Abbreviations: BS, bare soil • ESR, electron spin resonance • O + V/M + C, oat + vetch/maize + cowpea • M + C, maize + Cajanus (Cajanus cajan) • SOM, soil organic matter • TOC, total organic C • TN, total N

	INTRODUCTION

TOP ABSTRACT INTRODUCTION MATERIAL AND METHODS RESULTS AND DISCUSSION SUMMARY AND CONCLUSIONS REFERENCES

 
SOIL ORGANIC MATTER decomposition rates are nearly five times greater in warm, wet tropical and subtropical regions than under temperate conditions (Sanchez and Logan, 1992). Decomposition rate differences are higher in agricultural soils where soil aggregation and SOM physical stability decrease with increased soil disturbance (i.e., tillage) (Carter et al., 1998). Consequently, SOM losses equivalent to one half of the natural pools have been observed within a 10-yr period in the tropics because of biological oxidation and erosion (Tiessen et al., 1994). The rapid SOM shortage results in decline of soil quality and crop productivity, bringing negative social and environmental implications.

The study and implementation of soil conservation management systems in southern Brazil began in the 1980s to reduce widespread soil degradation and erosion. Tillage intensity reduction and the use of cropping systems that maximize residue addition to soil surface have been efficient agricultural practices to maintain or increase SOM (Bayer et al., 2000a,b,c). The rate of SOM accumulation depends on inherent soil and regional climatic characteristics, such as texture, mineralogy, and temperature (Bayer, 1996; Alvarez and Lavado, 1998). SOM accumulation rates as high as 1 Mg C ha^-1 yr^-1 have been reported in the warm, wet subtropical regions of Brazil under no-tillage and with cropping systems using cover crops (Bayer, 1996).

There are 2.2 million hectares under the no-tillage system in Rio Grande do Sul State, southern Brazil (Denardin et al., 1997), representing about 28% of the State's total cultivated area. Nearly 6 million hectares were under the no-tillage system in the whole country during the 1996–1997 growing season (Saturnino and Landers, 1997). The use of no-tillage system has increased mainly within the last decade, and a significant contribution towards reducing soil CO₂ emissions is anticipated (Bayer et al., 2000c).

Soil conservation management systems probably increase both labile (young, light, coarse and particulate) and humified SOM fractions at different rates. Studies developed under cold or semiarid climatic conditions have determined that SOM changes occur primarily in the labile fractions (Janzen et al., 1998; Chan, 1997). In these regions, particulate SOM represents 50% of total SOM (Franzluebbers and Arshad, 1997; Chan, 1997).

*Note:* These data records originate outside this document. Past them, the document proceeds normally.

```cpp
extern "C" void swiglu_gu_bwd_launch(const void* dout, const void* gu,
                                     void* dgu, long rows, long I,
                                     hipStream_t stream) {
  const long i8 = I / 8;
  const int block = 256;
  const int gx = (int)((i8 + block - 1) / block);
  const int gy = (int)((rows < 65535) ? (rows > 0 ? rows : 1) : 65535);
  hipLaunchKernelGGL(swiglu_gu_bwd_kernel, dim3(gx, gy), dim3(block), 0,
                     stream, (const unsigned short*)dout,
                     (const unsigned short*)gu, (unsigned short*)dgu, rows,
                     i8);
}

#define TP 64

__global__ void __launch_bounds__(256)
transpose_bf16_kernel(const unsigned short* __restrict__ in,
                      unsigned short* __restrict__ out, int R, int C) {
  __shared__ unsigned short tile[TP][TP + 1];
  const int tile_r = blockIdx.y * TP;
  const int tile_c = blockIdx.x * TP;

  #pragma unroll
  for (int pass = 0; pass < 2; ++pass) {
    const int idx = pass * 2048 + threadIdx.x * 8;
    const int r = idx / TP;
    const int c = idx % TP;
    ushort8 v = *(const ushort8*)(in + (long)(tile_r + r) * C + tile_c + c);
    #pragma unroll
    for (int j = 0; j < 8; ++j) tile[r][c + j] = v[j];
  }
  __syncthreads();
  #pragma unroll
  for (int pass = 0; pass < 2; ++pass) {
    const int idx = pass * 2048 + threadIdx.x * 8;
    const int oc = idx / TP;
    const int orr = idx % TP;
    ushort8 v;
    #pragma unroll
    for (int j = 0; j < 8; ++j) v[j] = tile[orr + j][oc];
    *(ushort8*)(out + (long)(tile_c + oc) * R + tile_r + orr) = v;
  }
}

extern "C" void transpose_bf16_launch(const void* in, void* out, long R,
                                      long C, hipStream_t stream) {
  hipLaunchKernelGGL(transpose_bf16_kernel,
                     dim3((int)(C / TP), (int)(R / TP)), dim3(256), 0,
                     stream, (const unsigned short*)in, (unsigned short*)out,
                     (int)R, (int)C);
}
```

Measured before the change: 22010 tokens/s.

## Fuse SwiGLU backward with transpose and reorder transpose block tiling

```diff
diff --git a/torchx_amd/models/llama.py b/torchx_amd/models/llama.py
--- a/torchx_amd/models/llama.py
+++ b/torchx_amd/models/llama.py
@@ -69,6 +69,12 @@
                      dtype=torch.bfloat16)
 
 
+def _lin_swiglu(mod: nn.Module, x: torch.Tensor) -> torch.Tensor:
+    if type(mod) is nn.Linear and mod.bias is None and x.is_cuda:
+        return ops.linear_swiglu(x, mod.weight)
+    return ops.swiglu_packed(mod(x))
+
+
 class LlamaBlock(nn.Module):
     def __init__(self, cfg: LlamaConfig,
                  device: Optional[torch.device] = None):
@@ -98,7 +104,7 @@
         x, xn = ops.add_rmsnorm(
             x, _lin(self.wo, attn.reshape(B, S, cfg.q_dim)), self.mlp_norm,
             cfg.rms_eps)
-        return x, _lin(self.wdown, ops.swiglu_packed(_lin(self.wgu, xn)))
+        return x, _lin(self.wdown, _lin_swiglu(self.wgu, xn))
 
 
 class LlamaModel(nn.Module):
diff --git a/torchx_amd/ops/__init__.py b/torchx_amd/ops/__init__.py
--- a/torchx_amd/ops/__init__.py
+++ b/torchx_amd/ops/__init__.py
@@ -215,6 +215,7 @@
             loss_c, lse_c = hip.ce_fwd(logits_c, t_c)
             loss_sum += loss_c.sum()
             dlog_c = hip.ce_bwd(logits_c, t_c, lse_c, gscale[:e - s])
+            del logits_c
             if wt is not None:
                 torch.matmul(dlog_c, wt.t(), out=dx[s:e])
             else:
@@ -223,6 +224,7 @@
                 dw_acc = dlog_c.t() @ x_c
             else:
                 dw_acc += dlog_c.t() @ x_c
+            del dlog_c
         ctx.save_for_backward(dx, dw_acc)
         return loss_sum * inv_t
 
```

The particulate SOM pool is smaller in warm, wet climates than under temperate conditions because of restrictions imposed by greater biological activity. We hypothesize that, in tropical and subtropical soils, interaction with variably charged minerals can result in high recalcitrance of mineral-associated SOM to biological decomposition, with this fraction being higher under conservation management systems than the particulate SOM fraction. To test this hypothesis, we conducted a study to (i) evaluate the long-term (12-yr) effects of three no-till cropping systems on C and N pools in particulate and mineral-associated SOM in a sandy clay loam Acrisol under southern Brazilian subtropical conditions; and (ii) identify the relationship of Fe oxides and kaolinite concentrations with mineral-associated SOM stability.

	MATERIAL AND METHODS

TOP ABSTRACT INTRODUCTION MATERIAL AND METHODS RESULTS AND DISCUSSION SUMMARY AND CONCLUSIONS REFERENCES

 
Site Description
The experimental site is located at the Experimental Station of the Federal University of Rio Grande do Sul (30°50'52'' S, 51°38'08'' W). The soil is a sandy clay loam Acrisol (Typic Paleudult by US and Dark Red Podzolic by Brazilian taxonomies) with 540, 240, and 220 g kg^-1 of sand, silt, and clay, respectively, on a dry soil basis. The main minerals in the clay fraction are Fe oxides (109 g Fe₂O₃ kg^-1) and kaolinite (720 g kg^-1). The regional climate is subtropical, with an annual average temperature of 19.4°C ranging from 13.9 to 24.9°C. Annual mean rainfall is 1440 mm, varying monthly from 95.7 to 168 mm.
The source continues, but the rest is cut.